Your objective: Which lines below mention "hipHostMallocCoherent"? Pick each one out.

·····

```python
class GsConfig(C.Structure):
    _fields_ = [("struct_size", C.c_int32), ("abi_version", C.c_int32), ("tile_size", C.c_int32), ("order", C.c_int32), ("t_min", C.c_float),
                ("deterministic", C.c_int32), ("export_debug", C.c_int32), ("profile_stages", C.c_int32),
                ("bin_path", C.c_int32), ("rank_mode", C.c_int32), ("alpha_cull", C.c_int32), ("schedule", C.c_int32),
                ("slab_mode", C.c_int32), ("slab_max_ratio", C.c_float), ("slab_fractions", C.c_float * 3), ("debug_flags", C.c_int32),
                ("depth_sort", C.c_int32), ("list_cap", C.c_int32), ("tile_parts", C.c_int32), ("reserved", C.c_int32 * 3)]


class GsGrads(C.Structure):
    _fields_ = [("d_means", C.c_void_p), ("d_scales", C.c_void_p), ("d_quats", C.c_void_p),
                ("d_opacities", C.c_void_p), ("d_shs", C.c_void_p)]


class GsError(RuntimeError):
    def __init__(self, code: int, msg: str):
        super().__init__(f"libgsplat_hip error {code}: {msg}")
# ... 397 lines not shown
```

gaussiansplat_amd/build.py:

```python
from __future__ import annotations

import os
import subprocess
import sys
from concurrent.futures import ThreadPoolExecutor

HERE = os.path.dirname(os.path.abspath(__file__))
CSRC = os.path.join(HERE, "csrc")
OUT_DIR = os.path.join(HERE, "lib")
LIB = os.path.join(OUT_DIR, "libgsplat_hip.so")
ARCH = "gfx950"

SOURCES = {
    "gs_preprocess.hip": ["-ffp-contract=off"],
    "gs_preprocess2d.hip": ["-ffp-contract=off"],
    "gs_preprocess_bwd.hip": [],
    "gs_sort.hip": [],
    "gs_bin2.hip": [],
    "gs_bin3.hip": [],
    "gs_bin_small.hip": [],
    "gs_composite.hip": ["-fno-slp-vectorize"],
    "gs_loss.hip": ["-fno-slp-vectorize"],
    "gs_adam.hip": ["-ffp-contract=off"],
    "gs_api.hip": [],
    "gs_api_bin.hip": [],
    "gs_api_composite.hip": [],
    "gs_api_comm.hip": [],
    "gs_api_debug.hip": [],
}
COMMON = ["-O3", "-fPIC", "-std=c++17", f"--offload-arch={ARCH}", "-Wall", "-Wno-unused-function"]


def _hipcc() -> str:
    for cand in (os.environ.get("HIPCC"), "/opt/rocm/bin/hipcc", "hipcc"):
        if cand and (os.path.isabs(cand) and os.path.exists(cand) or not os.path.isabs(cand)):
            return cand
    return "hipcc"


def _deps() -> float:
    hdrs = [os.path.join(CSRC, f) for f in os.listdir(CSRC) if f.endswith(".h")]
    hdrs.append(os.path.join(HERE, "..", "include", "gsplat.h"))
    return max(os.path.getmtime(h) for h in hdrs)


def build(force: bool = False, verbose: bool = False, tag: str = "", defines=()) -> str:
    out_dir = os.path.join(HERE, "lib_" + tag) if tag else OUT_DIR
    lib = os.path.join(out_dir, "libgsplat_hip.so")
    os.makedirs(out_dir, exist_ok=True)
    hipcc = _hipcc()
    hdr_time = _deps()
    objs, jobs = [], []
    for src, extra in SOURCES.items():
        extra = [*extra, *defines]
        s = os.path.join(CSRC, src)
        o = os.path.join(out_dir, src.replace(".hip", ".o"))
        objs.append(o)
        if force or not os.path.exists(o) or os.path.getmtime(o) < max(os.path.getmtime(s), hdr_time):
            jobs.append([hipcc, *COMMON, *extra, "-c", s, "-o", o])

    def run(cmd):
        if verbose:
            print(" ".join(cmd), flush=True)
        r = subprocess.run(cmd, capture_output=True, text=True)
# ... 17 lines not shown
```

gaussiansplat_amd/csrc/gs_api.hip:

```cpp
#include "gs_ctx.h"

std::string g_create_error;

extern "C" {

void gs_default_config(gs_config *cfg) {
    if (!cfg) return;
    std::memset(cfg, 0, sizeof(*cfg));
    cfg->struct_size = (int32_t)sizeof(gs_config);
    cfg->abi_version = GS_ABI_VERSION;
    cfg->tile_size = GS_TILE;
    cfg->order = GS_ORDER_DEPTH_DESC;
    cfg->t_min = 1e-5f;
    cfg->deterministic = 0;
    cfg->export_debug = 0;
    cfg->profile_stages = 0;
    cfg->rank_mode = 1;
    cfg->alpha_cull = 1;
    cfg->schedule = 3;
    cfg->slab_mode = 1;
}

int gs_abi_version(void) { return GS_ABI_VERSION; }

const char *gs_last_error(const gs_ctx *ctx) { return ctx ? ctx->err.c_str() : g_create_error.c_str(); }

int gs_create(gs_ctx **out, int device, const gs_config *cfg) {
    if (!out) return fail(nullptr, GS_ERR_INVALID, "gs_create: out is NULL");
    *out = nullptr;
    gs_config c0;
    gs_default_config(&c0);
    if (cfg) {
        if (cfg->struct_size != (int32_t)sizeof(gs_config) || cfg->abi_version != GS_ABI_VERSION)
            return fail(nullptr, GS_ERR_INVALID, "gs_create: gs_config.struct_size / abi_version mismatch (caller built against another gsplat.h)");
        c0 = *cfg;
    }
    if (c0.schedule == 0) c0.schedule = 3;
    if (c0.tile_size != GS_TILE) return fail(nullptr, GS_ERR_UNSUPPORTED, "gs_create: only tile_size 16 is supported (reference threads=(16,16))");
    if (c0.order < GS_ORDER_INDEX || c0.order > GS_ORDER_DEPTH_ASC) return fail(nullptr, GS_ERR_INVALID, "gs_create: bad order");
    if (!(c0.t_min >= 0.0f)) return fail(nullptr, GS_ERR_INVALID, "gs_create: t_min must be >= 0");
    if (c0.schedule != 1 && c0.schedule != 3 && c0.schedule != 4) return fail(nullptr, GS_ERR_INVALID, "gs_create: bad schedule (0, 1, 3 or 4)");
    if (c0.slab_mode < 0 || c0.slab_mode > 1) return fail(nullptr, GS_ERR_INVALID, "gs_create: bad slab_mode");
    if (c0.bin_path < 0 || c0.bin_path > 3) return fail(nullptr, GS_ERR_INVALID, "gs_create: bad bin_path");
    if (!(c0.slab_max_ratio >= 0.0f && c0.slab_max_ratio <= 1.0f)) return fail(nullptr, GS_ERR_INVALID, "gs_create: slab_max_ratio must be in [0, 1]");
    for (int i = 0; i < 3; ++i)
        if (!(c0.slab_fractions[i] >= 0.0f && c0.slab_fractions[i] < 1.0f)) return fail(nullptr, GS_ERR_INVALID, "gs_create: slab_fractions must be in [0, 1)");
    if (c0.debug_flags & ~(GS_DEBUG_WIDE_CURSORS | GS_DEBUG_ALWAYS_ORDER | GS_DEBUG_TINY_CAPS | GS_DEBUG_SUPER16 | GS_DEBUG_SUPER8 | GS_DEBUG_NO_TAIL_FILL)) return fail(nullptr, GS_ERR_INVALID, "gs_create: unknown debug_flags");
    if (c0.depth_sort < 0 || c0.depth_sort > 2) return fail(nullptr, GS_ERR_INVALID, "gs_create: depth_sort must be 0, 1 or 2");
    if (c0.list_cap < 0 || c0.list_cap > 2) return fail(nullptr, GS_ERR_INVALID, "gs_create: list_cap must be 0, 1 or 2");
    if (c0.tile_parts != 0 && c0.tile_parts != 1 && c0.tile_parts != 2 && c0.tile_parts != 4) return fail(nullptr, GS_ERR_INVALID, "gs_create: tile_parts must be 0, 1, 2 or 4");
    int ndev = 0;
    hipError_t e = hipGetDeviceCount(&ndev);
    if (e != hipSuccess || ndev <= 0)
        return fail(nullptr, GS_ERR_NO_DEVICE, "gs_create: no HIP device (this library has no CPU fallback)");
    if (device < 0 || device >= ndev) return fail(nullptr, GS_ERR_INVALID, "gs_create: device index out of range");
    gs_ctx *c = new (std::nothrow) gs_ctx();
    if (!c) return fail(nullptr, GS_ERR_OOM, "gs_create: host allocation failed");
    c->device = device;
    c->cfg = c0;
    c->slots.resize(GS_MAX_VIEW_SLOTS + 1);
    if ((e = hipSetDevice(device)) != hipSuccess) { delete c; return hipfail(nullptr, e, "hipSetDevice"); }
    if ((e = hipStreamCreateWithFlags(&c->stream, hipStreamNonBlocking)) != hipSuccess) { delete c; return hipfail(nullptr, e, "hipStreamCreate"); }
    c->own_stream = true;
    {
        hipDeviceProp_t prop;
        if (hipGetDeviceProperties(&prop, device) == hipSuccess && prop.multiProcessorCount > 0) c->wave_slots = prop.multiProcessorCount * 4 * 5;
        else (void)hipGetLastError();
    }
    if ((e = hipHostMalloc((void **)&c->pinned, sizeof(PinnedWords), hipHostMallocCoherent | hipHostMallocMapped)) != hipSuccess) { (void)hipStreamDestroy(c->stream); delete c; return hipfail(nullptr, e, "hipHostMalloc"); }
    if ((e = hipHostMalloc((void **)&c->pinned_split, sizeof(uint32_t) * 2 * (GS_MAX_VIEW_SLOTS + 1), hipHostMallocCoherent | hipHostMallocMapped)) != hipSuccess) {
// ... 315 lines not shown
```

gaussiansplat_amd/csrc/gs_api_composite.hip:

```cpp
#include "gs_ctx.h"

using Snap = gs_ctx::FramePlan::Snap;

static const uint32_t *forward_order(gs_ctx *c, const uint32_t **split) {
    const int64_t ntiles = (int64_t)c->gx * c->gy;
    if (!lpt_schedule(c) || ntiles <= 0 || ntiles > GS_LPT_MAX_TILES) return nullptr;
    const int k = order_index(c);
    if (k == GS_MAX_VIEW_SLOTS && c->cfg.schedule != 4) return nullptr;
    gs_ctx::ViewSlot &vs = c->slots[k];
    if (vs.tiles != c->grid_key()) return nullptr;
    if (c->order_pending) {
        if (hipStreamWaitEvent(c->stream, c->ev_order, 0) != hipSuccess) return nullptr;
        c->order_pending = false;
    }
    *split = c->split_word(k, vs.sel);
    return vs.order[vs.sel].as<uint32_t>();
}

static int parts_that_fit(const gs_ctx *c, int units) {
    const long long w = (long long)units * c->gx * c->gy;
    return 4 * w <= c->wave_slots ? 4 : 2 * w <= c->wave_slots ? 2 : 1;
}

static void plan_frame(gs_ctx *c, const uint32_t *order, const uint32_t *order_split, const uint32_t *hist) {
// ... 273 lines not shown
        GsPreprocess2DBwdArgs b2{};
        b2.n = c->n; b2.W = c->cam.W; b2.H = c->cam.H;
        b2.scales = c->scales; b2.rots = c->quats; b2.opac = c->opac;
        b2.g2d = det ? nullptr : c->g2d.as<float>(); b2.g2d_fixed = det ? c->g2d.as<long long>() : nullptr;
        b2.overwrite = (flags & GS_BWD_OVERWRITE) ? 1 : 0;
        b2.d_means = grads->d_means; b2.d_scales = grads->d_scales; b2.d_rots = grads->d_quats;
        b2.d_opac = grads->d_opacities; b2.d_colors = grads->d_shs;
        {
            StageTimer t(c, GS_STAGE_PREPROCESS_BWD);
            HIPCHK(c, gs_launch_preprocess2d_bwd(b2, c->stream));
        }
        if (mem == GS_MEM_HOST) HIPCHK(c, hipStreamSynchronize(c->stream));
        c->did_bwd = true;
        return GS_OK;
    }
    GsPreprocessBwdArgs b{};
    b.n = c->n; b.sh_degree = c->sh_degree;
    b.means = c->means; b.scales = c->scales; b.quats = c->quats; b.opac = c->opac; b.shs = c->shs;
    b.g2d = det ? nullptr : c->g2d.as<float>(); b.g2d_fixed = det ? c->g2d.as<long long>() : nullptr;
    HIPCHK(c, c->dpc.ensure(sizeof(float) * 4 * n1));
    b.dpc = c->dpc.as<float>();
    b.overwrite = (flags & GS_BWD_OVERWRITE) ? 1 : 0;
    b.shs_zeroed = fill_shs ? 1 : 0;
    b.sgd_scale = sgd_scale;
    b.d_means = grads->d_means; b.d_scales = grads->d_scales; b.d_quats = grads->d_quats;
    b.d_opac = grads->d_opacities; b.d_shs = grads->d_shs;
    {
        StageTimer t(c, GS_STAGE_PREPROCESS_BWD);
        HIPCHK(c, gs_launch_preprocess_bwd(b, c->cam, c->stream, chain ? chain : 3, adam, adam_mode));
    }
    if (mem == GS_MEM_HOST) HIPCHK(c, hipStreamSynchronize(c->stream));
    c->did_bwd = true;
    return GS_OK;
}

int gs_color_grads_pack(gs_ctx *c, float *drgb) {
    if (!c || !drgb) return GS_ERR_INVALID;
    if (c->kind != 0) return fail(c, GS_ERR_UNSUPPORTED, "gs_color_grads_pack: 3-D renderer only");
    if (!c->did_bwd) return fail(c, GS_ERR_INVALID, "gs_color_grads_pack: gs_backward first");
    if (bind_device(c)) return GS_ERR_HIP;
    const bool det = c->cfg.deterministic != 0;
    HIPCHK(c, gs_launch_pack_drgb(det ? nullptr : c->g2d.as<float>(), det ? c->g2d.as<long long>() : nullptr, drgb, c->n, c->stream));
    return GS_OK;
}

int gs_sh_grads_from_views(gs_ctx *c, int32_t nviews, const float *cams, const float *drgb, float *d_shs, int flags) {
// ... 13 lines not shown
```

gaussiansplat_amd/csrc/gs_common.h:

```cpp
#pragma once
#include <hip/hip_runtime.h>
#include <stdint.h>

#define GS_TILE 16
#define GS_WAVE 64

#define GS_PAYLOAD_QUADS 4
#define GS_BIG 1.0e30f
struct __attribute__((aligned(16))) GsPayload {
    float mx, my;
    float l2s;
    float xlo;
    float ka, kb, kc;
    float xhi;
    float r, g, b;
    float ylo;
    float yhi;
    float sig;
    uint32_t bbx;
    uint32_t bby;
};
static_assert(sizeof(GsPayload) == 16 * GS_PAYLOAD_QUADS, "payload row size");
__host__ __device__ inline void gs_payload_box_edges(GsPayload &p) {
    const int xmin = (int)(short)(p.bbx & 0xFFFFu), xmax = (int)(short)(p.bbx >> 16);
// ... 266 lines not shown
#endif
__host__ __device__ inline uint32_t gs_seg_len_all(uint32_t w, int seg_n) {
    if (GS_SEG_ALL_SHORT && w >= 80u && w <= (seg_n == 2 ? 192u : 64u * (uint32_t)seg_n + 64u)) return 64u;
    const uint32_t per = seg_n == 2 ? (w * GS_SEG_ALL_NUM + GS_SEG_ALL_DEN - 1u) / GS_SEG_ALL_DEN : (w + (uint32_t)seg_n - 1u) / (uint32_t)seg_n, sl = ((per + 63u) & ~63u) < (uint32_t)GS_SEG_ALL_MIN_LEN ? (uint32_t)GS_SEG_ALL_MIN_LEN : ((per + 63u) & ~63u);
    return w > sl ? sl : 0u;
}
int gs_seg_units(int front);
int gs_composite_grid_blocks(const GsCompositeArgs &a, int bwd);
hipError_t gs_launch_composite_fwd(const GsCompositeArgs &a, hipStream_t s);
hipError_t gs_launch_composite_bwd(const GsCompositeArgs &a, hipStream_t s);

#include "gs_adam.h"

struct GsPreprocessBwdArgs {
    int64_t n;
    int sh_degree;
    const float *means, *scales, *quats, *opac, *shs;
    const float *g2d;
    const long long *g2d_fixed;
    float *d_means, *d_scales, *d_quats, *d_opac, *d_shs;
    float *dpc;
    int overwrite;
    int shs_zeroed;
    float sgd_scale;
};
hipError_t gs_launch_preprocess_bwd(const GsPreprocessBwdArgs &a, const GsCamera &cam, hipStream_t s, int phases = 3,
                                    const GsAdamFused *adam = nullptr, int adam_mode = 0);

hipError_t gs_launch_pack_drgb(const float *g2d, const long long *g2d_fixed, float *out, int64_t n, hipStream_t s);
hipError_t gs_launch_sh_from_views(int64_t n, int sh_degree, const float *means, int nviews, const float *cams, const float *drgb,
                                   float *d_shs, int overwrite, hipStream_t s);

template <typename R>
__host__ __device__ inline void gs_g2d_to_grads(R (&g2)[10], R sig, R i0, R mc, R i3) {
#pragma clang fp contract(off)
    const R S0 = g2[3], Sx = g2[4], Sy = g2[5], Sxx = g2[6], Sxy = g2[7], Syy = g2[9];
    g2[3] = sig > R(0) ? -S0 / sig : R(0);
    g2[4] = -(i0 * Sx + mc * Sy);
    g2[5] = -(mc * Sx + i3 * Sy);
    g2[6] = R(0.5) * Sxx; g2[7] = R(0.5) * Sxy; g2[8] = R(0.5) * Sxy; g2[9] = R(0.5) * Syy;
}

#define GS_FIXED_SCALE 1099511627776.0f
#define GS_FIXED_INV (1.0 / 1099511627776.0)
#define GS_FIXED_SCALE2 268435456.0f
#define GS_FIXED_INV2 (1.0 / 268435456.0)
// ... 8 lines not shown
```

gaussiansplat_amd/csrc/gs_preprocess_bwd.hip:

```cpp
#include "gs_common.h"
#include <stdlib.h>

#ifndef GS_NT_STORES
#define GS_NT_STORES 2
#endif
#define SH_C0 0.28209479177387814f
#define SH_C1 0.48860251190291990f
__constant__ float bC2[5] = {1.0925484305920792f, -1.0925484305920792f, 0.31539156525252005f,
                             -1.0925484305920792f, 0.5462742152960396f};
__constant__ float bC3[7] = {-0.5900435899266435f, 2.890611442640554f, -0.4570457994644658f, 0.3731763325901154f,
                             -0.4570457994644658f, 1.445305721320277f, -0.5900435899266435f};

__device__ __forceinline__ void load_g2(const GsPreprocessBwdArgs &a, int64_t g, float (&o)[10]) {
    if (a.g2d_fixed) {
#pragma unroll
        for (int i = 0; i < 10; ++i) o[i] = (float)((double)a.g2d_fixed[GS_G2D_STRIDE * g + i] * gs_fixed_inv(i));
    } else {
        const float4 *r = reinterpret_cast<const float4 *>(a.g2d + GS_G2D_STRIDE * g);
        const float4 v0 = r[0], v1 = r[1], v2 = r[2];
        o[0] = v0.x; o[1] = v0.y; o[2] = v0.z; o[3] = v0.w; o[4] = v1.x; o[5] = v1.y; o[6] = v1.z; o[7] = v1.w; o[8] = v2.x; o[9] = v2.y;
    }
}
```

·····

Your solution:
    if ((e = hipHostMalloc((void **)&c->pinned, sizeof(PinnedWords), hipHostMallocCoherent | hipHostMallocMapped)) != hipSuccess) { (void)hipStreamDestroy(c->stream); delete c; return hipfail(nullptr, e, "hipHostMalloc"); }
    if ((e = hipHostMalloc((void **)&c->pinned_split, sizeof(uint32_t) * 2 * (GS_MAX_VIEW_SLOTS + 1), hipHostMallocCoherent | hipHostMallocMapped)) != hipSuccess) {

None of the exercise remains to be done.